F. Evaluation Designs

The quality of an evaluation varies by design. The most rigorous design is a randomized trial, which requires randomly assigning individuals or groups to either intervention or control status. This is probably not feasible or appropriate for a community-level Safe Routes to School (SRTS) program. Less rigorous designs (see box) have strengths and weaknesses to consider when choosing among them.

Common Evaluation Designs for Program Evaluation

Pre and Post One-Sample Tests:

For example, assess how many students walk to school before a kick off event takes place and how many students walk after the event.

  • Strength: easy to conduct, it is the most feasible design.
  • Weakness: results may not be accurate as there is no control for outside factors that may explain the findings even in the absence of the SRTS program.

Pre and Post Two-Sample Tests:

For example, measure how many students walk or bike before and after SRTS has been in place for 6 months and measure at those same points in time in a similar school elsewhere that did not take part in SRTS.

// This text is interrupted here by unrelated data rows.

typedef double d2 __attribute__((ext_vector_type(2)));
template <int CTRL>
__device__ __forceinline__ double dpp_add(double v) {
  const long long b = __double_as_longlong(v);
  const int lo = __builtin_amdgcn_update_dpp(0, (int)b, CTRL, 0xf, 0xf, false);
  const int hi = __builtin_amdgcn_update_dpp(0, (int)(b >> 32), CTRL, 0xf, 0xf, false);
  return v + __longlong_as_double(((long long)hi << 32) | (unsigned)lo);
}
__device__ __forceinline__ double lanes8_sum(double v) {
  v = dpp_add<0x141>(v);
  v = dpp_add<0xB1>(v);
  return dpp_add<0x4E>(v);
}
__global__ void __launch_bounds__(BK_T)
k_chunk_backsub(BcrChain ch, SepView sp, const FteConst* __restrict__ cst, const int* __restrict__ status, int m,
                int n_chunks, int node0, int pin_right, TrialOut trial) {
  extern __shared__ __attribute__((aligned(16))) char smem_raw[];
  double* const stg = reinterpret_cast<double*>(smem_raw);
  double* const ub = stg + BK_NB * BK_STAGE;
  double* const fl = ub + 2 * BS;
  double* const cL0 = fl + BK_FL * BS;
  double* const cRl = cL0 + 9 * NP;
  double* const red = cRl + 9 * NP;
  double* const kq = red + 16;
  int* const sync = reinterpret_cast<int*>(kq + NP + 1);
  int* const c_ready = sync;
  int* const c_rd = sync + BK_NL;
  int* const c_u = sync + BK_NL + 1;
  const int tid = threadIdx.x, lane = tid & 63, wave = tid >> 6;
  const int c = blockIdx.x, first = node0 + c * m;
  const bool hasL = c > 0 || node0 > 0, hasR = c + 1 < n_chunks || pin_right;
  const int len = c + 1 < n_chunks ? m : ch.n_nodes - first;
  const int n_int = hasR ? len - 1 : len;
  const int sL = c - 1 + node0, sR = c + node0;
  const size_t MB = (size_t)BS * BS;
  const int nf = hasL && n_int > 0 ? n_int - 1 : 0;
  const int ns = nf + n_int;
  auto node_at = [&](int s) __attribute__((always_inline)) { return s < nf ? s : n_int - 1 - (s - nf); };
  struct Rounds {
    int row0[BK_Q], col0[BK_Q];
    constexpr Rounds() : row0{}, col0{} {
      int q = 0;
      for (int ib = 0; ib < NT; ++ib)
        for (int h = 0; h < 2; ++h)
          for (int jc = 0; jc <= ib; ++jc) {
            row0[q] = 16 * ib + 8 * h;
            col0[q] = 16 * jc;
            ++q;
          }
    }
  };
  constexpr Rounds RD{};
  const int gl = (lane >> 3) * BS + 2 * (lane & 7), ll = (lane >> 3) * BLD + 2 * (lane & 7);
  d2 g[BK_Q];
  const int gl74 = ((lane >> 3) < 3 ? (lane >> 3) : 2) * BS + 2 * (lane & 7);
  auto tile_fetch = [&](int k) __attribute__((always_inline)) {
    const double* G = ch.D + (size_t)(first + k) * MB;
#pragma unroll
    for (int q = 0; q < BK_Q; ++q)
      g[q] = *reinterpret_cast<const d2*>(G + (RD.row0[q] * BS + RD.col0[q]) + (RD.row0[q] + 8 > 3 * NP ? gl74 : gl));
  };
  const int lw = wave - BK_PW;
  if (lw >= 0 && lw < ns) tile_fetch(node_at(lw));
  if (status && *status != 0) return;
  const FteConst& K = *cst;
  const bool uni = coupling_tables_uniform(K, first, first + n_int - 1);
  auto table_node = [&](int s) __attribute__((always_inline)) {
    const int k = node_at(s);
    return s < nf ? k : (k > 0 ? k - 1 : 0);
  };
  const int t_cur = ch.st->cur, t_nf = K.n_frames;
  const double* t_x = t_cur ? ch.x1 : ch.x0;
  const double* t_g = t_cur ? ch.g1 : ch.g0;
  const double* t_hd = t_cur ? trial.hd1 : trial.hd0;
  double* const fst = ch.Wl + (size_t)first * BS;
  if (ch.dbg && (long long)blockIdx.x == ch.dbg[64] && ch.dbg[66] == 1 && tid == 0) ch.dbg[61] = (long long)wall_clock64();
  if (c == 0 && sp.flags) {
    for (int e = tid; e < sp.n_flags; e += BK_T) sp.flags[e] = 0;
    if (tid == 0) sp.flags[sp.n_flags] += 1;
  }
  if (tid < 16) sync[tid] = 0;
  if (tid < 2 * BS) ub[tid] = 0.0;
  if (tid < NP) kq[tid] = K.q_w[tid];
  fill_coupling_coef<BK_T>(cL0, nullptr, K, first, tid);
  fill_coupling_coef<BK_T>(nullptr, cRl, K, first + (n_int > 0 ? n_int - 1 : 0), tid);
  double t_pred = 0.0, t_step = 0.0;
  if (wave >= BK_PW) {
    constexpr int NRO = (5 * 3 * NP + 63) / 64;
    double ro[NRO];
    auto ro_fetch = [&](int t) __attribute__((always_inline)) {
      if (t < nf) return;
      const int k = node_at(t), node = first + k;
      const bool far = hasL && k >= 1 && n_int - k >= BK_FL;
      const int ln = opaque(lane);
#pragma unroll
      for (int j = 0; j < NRO; ++j) {
        const int e = ln + 64 * j < 5 * 3 * NP ? ln + 64 * j : 5 * 3 * NP - 1, o = e / (3 * NP), r = e % (3 * NP);
        int n = 3 * (node - node0) + r / NP;
        n = n < t_nf ? n : t_nf - 1;
        const size_t nr = (size_t)n * NP + r % NP;
        const double* src = o == 0 ? ch.b + (size_t)node * BS + r
                          : o == 1 ? t_x + nr + (size_t)HALO * NP
                          : o == 2 ? t_g + nr
                          : o == 3 ? t_hd + nr
                                   : fst + (size_t)(far ? k - 1 : 0) * BS + r;
        ro[j] = *src;
      }
      if (lane < BS - 3 * NP) ch.b[(size_t)node * BS + 3 * NP + lane] = 0.0;
    };
    if (lw < ns) ro_fetch(lw);
    __syncthreads();
    for (int t = lw; t < ns; t += BK_NL) {
      const bool bwd = t >= nf;
      long long* const ldbg = (ch.dbg && (long long)blockIdx.x == ch.dbg[64] && ch.dbg[66] == 1 && lane == 0 && t >= 10 && t < 14) ? ch.dbg + 48 + 4 * (t - 10) : nullptr;
      if (ldbg) ldbg[0] = (long long)wall_clock64();
      if (t >= BK_NB) lds_wait(c_rd, BK_PW * (t - BK_NB + 1));
      if (ldbg) { __builtin_amdgcn_s_waitcnt(0x0F70); ldbg[1] = (long long)wall_clock64(); }
      double* const St = stg + (t % BK_NB) * BK_STAGE;
#pragma unroll
      for (int q = 0; q < BK_Q; ++q) *reinterpret_cast<d2*>(St + ll + (RD.row0[q] * BLD + RD.col0[q])) = g[q];
      if (bwd) {
        const int ln = opaque(lane);
#pragma unroll
        for (int j = 0; j < NRO; ++j) {
          const int e = ln + 64 * j;
          if (e < 5 * 3 * NP) St[BK_OPS + (e / (3 * NP)) * BS + e % (3 * NP)] = ro[j];
        }
      }
      if (uni) {
        if (t < BK_NB) right_table_interior<64>(St + BK_TAB, lane, [&](int p) { return kq[p]; });
      } else if (right_table_is_interior(K, first + table_node(t))) {
        right_table_interior<64>(St + BK_TAB, lane, [&](int p) { return kq[p]; });
      } else {
        fill_coupling_coef<64>(nullptr, St + BK_TAB, K, first + table_node(t), lane, kq);
      }
      if (ldbg) { __builtin_amdgcn_s_waitcnt(0xC07F); ldbg[2] = (long long)wall_clock64(); }
      lds_signal(c_ready + lw, lane);
      if (t + BK_NL < ns) {
        tile_fetch(node_at(t + BK_NL));
        ro_fetch(t + BK_NL);
      }
    }
  } else {
    const int pg = lane >> 3, part = lane & 7;
    const int p = 8 * wave + pg, pc = p < NP ? p : NP - 1;
    const int a = part < 3 ? part : 2, ra = a * NP + pc;
    const bool rowl = p < NP && part < 3;
    const int t_own_lo = K.own_lo, t_own_hi = K.own_hi;
    const double t_lam = ch.st->lam;
    double* t_xt = const_cast<double*>(t_cur ? ch.x0 : ch.x1);
    const double t_lo = K.lo[pc], t_hi = K.hi[pc];
    auto trial_row = [&](int node, double delta, double xv, double gv, double d0) __attribute__((always_inline)) {
      const int n = 3 * (node - node0) + a;
      if (rowl && n < t_nf) {
        const double gtol = GRAD_ZERO_REL * d0;
        const bool fixed = (xv <= t_lo && gv > gtol) || (xv >= t_hi && gv < -gtol);
        const double d = fixed ? 0.0 : delta, pg_ = fixed ? 0.0 : gv;
        const double xnew = fmin(fmax(xv + d, t_lo), t_hi);
        t_xt[(size_t)(n + HALO) * NP + pc] = xnew;
        if (n >= t_own_lo && n < t_own_hi) {
          t_pred += 0.5 * d * (t_lam * fmax(d0, DIAG_FLOOR) * d - pg_);
          t_step = fmax(t_step, fabs(xnew - xv));
        }
      }
    };
    constexpr int NJ = BS / 8;
    int gdir[3], gtrn[3], gtile[3];
#pragma unroll
    for (int aa = 0; aa < 3; ++aa) {
      const int r = aa * NP + pc;
      gdir[aa] = r * BLD + part;
      gtrn[aa] = part * BLD + r;
      gtile[aa] = r >> 4;
    }
    double xr[3] = {0, 0, 0}, xl[3] = {0, 0, 0};
    if (hasR) {
#pragma unroll
      for (int ii = 0; ii < 3; ++ii) xr[ii] = sp.b[(size_t)sR * BS + ii * NP + pc];
      if (tid < BS) ch.b[(size_t)(first + n_int) * BS + tid] = sp.b[(size_t)sR * BS + tid];
    }
    if (hasL) {
#pragma unroll
      for (int jj = 0; jj < 3; ++jj) xl[jj] = sp.b[(size_t)sL * BS + jj * NP + pc];
    }
    double s_xv, s_gv, s_d0;
    {
      int n = 3 * (first + n_int - node0) + a;
      n = n < t_nf ? n : t_nf - 1;
      s_xv = t_x[(size_t)(n + HALO) * NP + pc];
      s_gv = t_g[(size_t)n * NP + pc];
      s_d0 = t_hd[(size_t)n * NP + pc];
    }
    __syncthreads();
    double wR = 0.0, f0 = 0.0;
#pragma unroll
    for (int ii = 0; ii < 3; ++ii)
      if (ii <= a) wR += cRl[(ii * 3 + a) * NP + pc] * xr[ii];
#pragma unroll
    for (int jj = 0; jj < 3; ++jj)
      if (jj >= a) f0 += cL0[(a * 3 + jj) * NP + pc] * xl[jj];
    if (rowl) {
      ub[ra] = nf > 0 ? f0 : f0 + wR;
      if (hasL) {
        fst[ra] = f0;
        fl[ra] = f0;
      }
    }
    lds_signal(c_u, lane);
    long long* const bdbg = (ch.dbg && (long long)blockIdx.x == ch.dbg[64] && ch.dbg[66] == 1 && tid == 0) ? ch.dbg : nullptr;
    if (bdbg) bdbg[62] = (long long)wall_clock64();
    double cf[6] = {0, 0, 0, 0, 0, 0};
    bool pend = false;
    int p_node = 0;
    double p_xa = 0.0, p_xv = 0.0, p_gv = 0.0, p_d0 = 0.0;
#pragma unroll 1
    for (int s = 0; s < ns; ++s) {
      const int b = s & 1;
      const bool fwd = s < nf;
      const int k = node_at(s), node = first + k;
      const double* const St = stg + (s % BK_NB) * BK_STAGE;
#define BK_STAMP(i) do { if (bdbg && s >= 8 && s < 16) { __builtin_amdgcn_s_waitcnt(0xC07F); bdbg[6 * (s - 8) + (i)] = (long long)wall_clock64(); } } while (0)
      lds_wait2(c_ready + (s % BK_NL), s / BK_NL + 1, c_u, BK_PW * (s + 1));
      BK_STAMP(0);
      BK_STAMP(1);
      double uv[NJ], gv[3][NJ];
#pragma unroll
      for (int j = 0; j < NJ; ++j) uv[j] = ub[b * BS + part + 8 * j];
#pragma unroll
      for (int aa = 0; aa < 3; ++aa) {
        const int gd = opaque(gdir[aa]), gt = opaque(gtrn[aa]);
#pragma unroll
        for (int j = 0; j < NJ; ++j) gv[aa][j] = St[(j >> 1) <= gtile[aa] ? gd + 8 * j : gt + 8 * j * BLD];
      }
      if (!uni || s < BK_NB) {
        const double* T = St + BK_TAB;
        cf[0] = T[0 * NP + pc]; cf[1] = T[1 * NP + pc]; cf[2] = T[2 * NP + pc];
        cf[3] = T[4 * NP + pc]; cf[4] = T[5 * NP + pc]; cf[5] = T[8 * NP + pc];
      }
      const double z0 = St[BK_OPS + pc], z1 = St[BK_OPS + NP + pc], z2 = St[BK_OPS + 2 * NP + pc];
      const double o_xv = St[BK_OPS + BS + ra], o_gv = St[BK_OPS + 2 * BS + ra], o_d0 = St[BK_OPS + 3 * BS + ra];
      const double o_f = St[BK_OPS + 4 * BS + ra];
      const double fnear = fl[((k > 0 ? k - 1 : 0) % BK_FL) * BS + ra];
      lds_signal(c_rd, lane);
      if (pend) {
        if (rowl) ch.b[(size_t)p_node * BS + ra] = p_xa;
        trial_row(p_node, p_xa, p_xv, p_gv, p_d0);
        pend = false;
      }
      BK_STAMP(2);
      double y[3];
#pragma unroll
      for (int aa = 0; aa < 3; ++aa) {
        double v0 = gv[aa][0] * uv[0], v1 = gv[aa][1] * uv[1];
#pragma unroll
        for (int j = 2; j < NJ; j += 2) {
          v0 = fma(gv[aa][j], uv[j], v0);
          v1 = fma(gv[aa][j + 1], uv[j + 1], v1);
        }
        y[aa] = lanes8_sum(v0 + v1);
      }
      if (bdbg && s >= 8 && s < 16) { asm volatile("" :: "v"(y[0]), "v"(y[1]), "v"(y[2])); bdbg[6 * (s - 8) + 3] = (long long)wall_clock64(); }
      if (fwd) {
        const double f0_ = -(cf[0] * y[0] + cf[1] * y[1] + cf[2] * y[2]);
        const double f1_ = -(cf[3] * y[1] + cf[4] * y[2]);
        const double f2_ = -(cf[5] * y[2]);
        const double fn = a == 0 ? f0_ : (a == 1 ? f1_ : f2_);
        if (rowl) {
          ub[(b ^ 1) * BS + ra] = s + 1 == nf ? fn + wR : fn;
          fl[((k + 1) % BK_FL) * BS + ra] = fn;
          fst[(size_t)(k + 1) * BS + ra] = fn;
        }
        if (s + 1 == nf) __builtin_amdgcn_s_waitcnt(0x0F70);
        lds_signal(c_u, lane);
        BK_STAMP(4);
      } else {
        const double x0 = z0 - y[0], x1 = z1 - y[1], x2 = z2 - y[2];
        const double xa = a == 0 ? x0 : (a == 1 ? x1 : x2);
        const double e0 = cf[0] * x0, e1 = cf[1] * x0 + cf[3] * x1, e2 = cf[2] * x0 + cf[4] * x1 + cf[5] * x2;
        const double fk = hasL ? (n_int - k < BK_FL ? fnear : o_f) : 0.0;
        if (rowl && k > 0) ub[(b ^ 1) * BS + ra] = fk + (a == 0 ? e0 : (a == 1 ? e1 : e2));
        lds_signal(c_u, lane);
        BK_STAMP(4);
        pend = true;
        p_node = node;
        p_xa = xa;
        p_xv = o_xv;
        p_gv = o_gv;
        p_d0 = o_d0;
      }
      if (bdbg && s >= 8 && s < 16) bdbg[6 * (s - 8) + 5] = (long long)wall_clock64();
    }
#undef BK_STAMP
    if (pend) {
      if (rowl) ch.b[(size_t)p_node * BS + ra] = p_xa;
      trial_row(p_node, p_xa, p_xv, p_gv, p_d0);
    }
    if (bdbg) bdbg[63] = (long long)wall_clock64();
    if (hasR) trial_row(first + n_int, a == 0 ? xr[0] : (a == 1 ? xr[1] : xr[2]), s_xv, s_gv, s_d0);
  }
  for (int off = 32; off > 0; off >>= 1) {
    t_pred += __shfl_down(t_pred, off, 64);
    t_step = fmax(t_step, __shfl_down(t_step, off, 64));
  }
  if (lane == 0 && wave < BK_PW) {
    red[2 * wave] = t_pred;
    red[2 * wave + 1] = t_step;
  }
  __syncthreads();
  if (tid == 0) {
    double sp_ = 0.0, sm = 0.0;
#pragma unroll
    for (int w = 0; w < BK_PW; ++w) {
      sp_ += red[2 * w];
      sm = fmax(sm, red[2 * w + 1]);
    }
    trial.pred_part[c] = sp_;
    trial.step_part[c] = sm;
  }
}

  • Strength: fairly easy to conduct, better control than the one-sample test, especially if the second school is similar with regard to outside factors.
  • Weakness: no two schools are exactly alike with regard to outside factors; some unmeasured difference between the two schools may still explain the result rather than the SRTS program itself.

Time-Series Design:

For example, measure rates of walking and bicycling  before the SRTS program, then every other month for one year. A time-series design is most feasible with one sample (the school where the program occurs). However, it is more accurate when it includes a comparison school to rule out the possibility of other explanations (beyond the SRTS program) for the changes.

  • Strength: the strongest of the three designs presented in this box when it includes a comparison group. Provides information over time.
  • Weakness: more costly to conduct and because the comparison school will not be exactly the same, some differences in the results will still not be explained just by the presence of the SRTS program.

Adapted from Physical Activity Evaluation Handbook  DHHS, CDC, 2002.


Note:  All of these designs require baseline data (data collected before the SRTS program begins). This is another reason it is important to identify conditions before the program starts.